Material shown Block Start

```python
NVRX_ABI_VERSION = 2
STATS_STRIDE = 8
STAT_MIN, STAT_MAX, STAT_MED, STAT_AVG, STAT_STD, STAT_NUM, STAT_WEIGHT = range(7)
KIND_SECTION, KIND_KERNEL = 0, 1
MAX_RING_CAP = 65536
META_WORDS = 8
ERR_TIMEOUT = -62
ERR_RANGE = -34
ERR_INVALID = -22
ERR_STATE = -1
ATTR_MAX_TOP = 16
TAIL_Q_PPM_MIN, TAIL_Q_PPM_MAX = 500000, 999999
ROUTE_SINGLE, ROUTE_ROWS, ROUTE_ROWS_PRE, ROUTE_TILE16, ROUTE_TILE8 = 1, 2, 3, 4, 5
ROBUST_MAX_RANKS = 65536
PEER_MAX_GROUPS = 4096
# ... 93 lines not shown
    ("nvrx_ring_push_staged", c_int, [c_void_p, c_void_p, c_void_p, c_int]),
    ("nvrx_sink_push", c_int, [c_void_p, c_void_p, c_void_p, c_int]),
    ("nvrx_sink_row_alloc", c_int, [c_void_p, c_int]),
    ("nvrx_ring_push_device", c_int, [c_void_p, c_int, c_void_p, c_int, c_void_p]),
    ("nvrx_ring_push_device_rows", c_int, [c_void_p, c_int, c_int, c_void_p, c_int, c_int, c_void_p]),
    ("nvrx_ring_set_count", c_int, [c_void_p, c_int, c_int]),
    ("nvrx_ring_set_count_all", c_int, [c_void_p, c_int]),
    ("nvrx_ring_count", c_int, [c_void_p, c_int]),
    ("nvrx_ring_counts", c_int, [c_void_p, c_void_p, c_int]),
    ("nvrx_ring_occupancy_changed", c_int, [c_void_p, c_int]),
    ("nvrx_window_report", c_int, [c_void_p, c_void_p, c_void_p, c_void_p]),
    ("nvrx_window_clocks", c_int, [POINTER(c_double)]),
    ("nvrx_ring_reset", c_int, [c_void_p]),
    ("nvrx_history_reset", c_int, [c_void_p, c_void_p]),
    ("nvrx_ring_flush", c_int, [c_void_p, c_void_p]),
    ("nvrx_ring_read", c_int, [c_void_p, c_int, c_void_p, c_int, c_void_p]),
    ("nvrx_event_begin", c_int, [c_void_p, c_int, c_void_p]),
    ("nvrx_event_end", c_int, [c_void_p, c_int, c_void_p]),
    ("nvrx_event_harvest", c_int, [c_void_p, c_int]),
    ("nvrx_stamp_begin", c_int, [c_void_p, c_int, c_void_p]),
    ("nvrx_stamp_end", c_int, [c_void_p, c_int, c_int, c_float, c_void_p]),
    ("nvrx_report_local", c_int, [c_void_p, c_void_p, c_void_p, c_int, c_int, c_int, c_int, c_void_p]),
    ("nvrx_report", c_int, [c_void_p, POINTER(ReportDesc), c_void_p]),
    ("nvrx_report_attribute", c_int, [c_void_p, POINTER(ReportDesc), c_int, c_int, c_int, c_void_p]),
    ("nvrx_tail_local", c_int, [c_void_p, POINTER(ReportDesc), c_uint32, c_void_p, c_int, c_int, c_int, c_void_p]),
    ("nvrx_onset_enable", c_int, [c_void_p, c_int]),
    ("nvrx_onset_local", c_int, [c_void_p, POINTER(ReportDesc), c_uint32, c_float, c_void_p, c_int, c_int, c_int, c_void_p]),
    ("nvrx_period_local", c_int, [c_void_p, POINTER(ReportDesc), c_int, c_float, c_void_p, c_int, c_int, c_int, c_void_p]),
    ("nvrx_episode_local", c_int, [c_void_p, POINTER(ReportDesc), c_uint32, c_float, c_void_p, c_int, c_int, c_int, c_void_p]),
    ("nvrx_report_robust", c_int, [c_void_p, POINTER(ReportDesc), c_int, c_int, c_int, c_float, c_void_p]),
    ("nvrx_report_peer", c_int, [c_void_p, POINTER(ReportDesc), c_void_p, c_int, c_int, c_int, c_int, c_void_p]),
    ("nvrx_report_pace", c_int, [c_void_p, POINTER(ReportDesc), c_int, c_int, c_int, c_void_p]),
    ("nvrx_report_pace_group", c_int, [c_void_p, POINTER(ReportDesc), c_void_p, c_int, c_int, c_int, c_int, c_int, c_int,
                                       c_void_p]),
    ("nvrx_report_node", c_int, [c_void_p, POINTER(ReportDesc), c_void_p, c_int, c_int, c_int, c_int, c_int, c_int, c_void_p]),
    ("nvrx_report_history", c_int, [c_void_p, POINTER(ReportDesc), c_int, c_int, c_void_p, c_int, c_int, c_uint64,
                                    POINTER(c_double), c_void_p]),
    ("nvrx_report_trend", c_int, [c_void_p, c_void_p, c_int, c_int, c_int, c_int, c_uint64, c_void_p]),
    ("nvrx_report_peer_history", c_int, [c_void_p, c_void_p, c_int, c_int, c_void_p, c_int, c_int, c_uint64, POINTER(c_double),
                                         c_void_p]),
    ("nvrx_report_peer_trend", c_int, [c_void_p, c_void_p, c_int, c_int, c_int, c_int, c_uint64, c_void_p]),
    ("nvrx_report_work", c_int, [c_void_p, POINTER(ReportDesc), c_float, c_int, c_void_p]),
    ("nvrx_slack_local", c_int, [c_void_p, POINTER(ReportDesc), c_void_p, c_void_p, c_void_p, c_int, c_void_p, c_int, c_void_p]),
    ("nvrx_report_clocks", c_int, [POINTER(c_double)]),
    ("nvrx_report_desc_size", c_int, []),
    ("nvrx_peer_create", c_int, [c_int, c_int, c_int, c_int, POINTER(c_void_p)]),
# ... 217 lines not shown
```
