# jiexray/gelly-streaming

Hardware: AMD Instinct MI355X
Metric: edges/sec (whole node) for streaming CC on RMAT-26 (higher is better)
Workload: dtype int64; 1 GPU; rmat26-cc-stream; scale=26, edges=1073741824, micro_batch=1048576, combine_every_edges_per_gpu=4194304, combine=none at 1 GPU (same cadence), ids=sparse 64-bit (scrambled), capacity_hint=33554432, vertices_labelled=32802821, parallelism=single GPU

## Files before the change

### gelly-streaming_amd/__init__.py

```python
import ctypes
import os

import numpy as np


_HERE = os.path.dirname(os.path.abspath(__file__))
LIB_PATH = os.path.join(_HERE, "lib", "libgs_summary.so")
if os.environ.get("GS_LIB_VARIANT"):
    LIB_PATH = os.path.join(_HERE, "lib_" + os.environ["GS_LIB_VARIANT"], "libgs_summary.so")

KIND_CC = 0
KIND_SIGNED = 1
KIND_DEGREE = 2

DEGREE_ALL = 0
DEGREE_IN = 1
DEGREE_OUT = 2

GS_OK = 0
GS_ERR_INVALID = -1
GS_ERR_HIP = -2
GS_ERR_CAPACITY = -3
GS_ERR_TRUNCATED = -4
GS_ERR_PARSE = -5
# ... 442 lines not shown


def digest_rows(v, label, parity=None):
    import torch

    def srl(x, k):
        return (x >> k) & ((1 << (64 - k)) - 1)

    def mix(z):
        z = (z ^ srl(z, 30)) * -4658895280553007687
        z = (z ^ srl(z, 27)) * -7723592293110705685
        return z ^ srl(z, 31)
    if v.numel() == 0:
        return 0
    a = mix(v ^ 0x243F6A8885A308D3)
    b = mix(label + (parity.to(torch.int64) * 0x13198A2E03707344 if parity is not None else 0))
    return int(torch.sum(a * b).item()) & ((1 << 64) - 1)


TESTING_KNOBS = {"server_idle_us": 0, "changes_walk_max": 1, "parse_lb_timeout_us": 2, "group_self_apply": 3,
                 "group_data_lag": 4, "degree_variant": 5, "triangle_variant": 6, "triangle_profile": 7,
                 "slice_profile": 8, "distinct_profile": 9, "spanner_round_cap": 10, "spanner_lds_set": 11,
                 "spanner_arenas": 12}


def testing_set(knob, value):
    _check(lib().gs_testing_set(TESTING_KNOBS[knob], -1 if value is None else int(value)))


def testing_get(knob):
    return lib().gs_testing_get(TESTING_KNOBS[knob])


def testing_hot_tune(summary, rows=None, sketch_log2=None, sample_folds=None):
    for what, v in enumerate((rows, sketch_log2, sample_folds)):
        if v is not None:
            _check(lib().gs_testing_hot_tune(summary._h, what, int(v)))


def testing_hot_keys(summary):
    import numpy as np
    n = lib().gs_testing_hot_keys(summary._h, None, 0)
    if n < 0:
        _check(int(n))
    out = (_i64 * max(int(n), 1))()
    m = lib().gs_testing_hot_keys(summary._h, out, int(n))
    if m < 0:
        _check(int(m))
    return np.frombuffer(out, dtype=np.int64, count=int(min(n, m))).copy()


class testing:

    def __init__(self, **knobs):
        self.knobs = knobs

    def __enter__(self):
        for k, v in self.knobs.items():
            testing_set(k, v)
        return self

    def __exit__(self, *a):
        for k in self.knobs:
            testing_set(k, None)


FAKE_COMM_PATH = os.path.join(_HERE, "host", "bin", "libgs_fakecomm.so")
_fake = None
# ... 1609 lines not shown
```

### gelly-streaming_amd/csrc/gs_capi.cpp

```cpp
#include <hip/hip_runtime.h>

#include <algorithm>
#include <atomic>
#include <chrono>
#include <mutex>
#include <unordered_map>
#include <cstdio>
#include <cstring>
#include <string>
#include <thread>
#include <vector>

#include "gs_ingest.h"
#include "gs_internal.hpp"

#ifndef GS_YOUNG_HEAD_LOG2
#define GS_YOUNG_HEAD_LOG2 14
#endif

namespace gsi {

thread_local std::string g_err;

int fail(int code, const std::string& msg) {
// ... 574 lines not shown
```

Material shown Block End

# Exercise goal:
Pull every line containing "value" out of the data above.

# Reply to the exercise:
def testing_set(knob, value):
    _check(lib().gs_testing_set(TESTING_KNOBS[knob], -1 if value is None else int(value)))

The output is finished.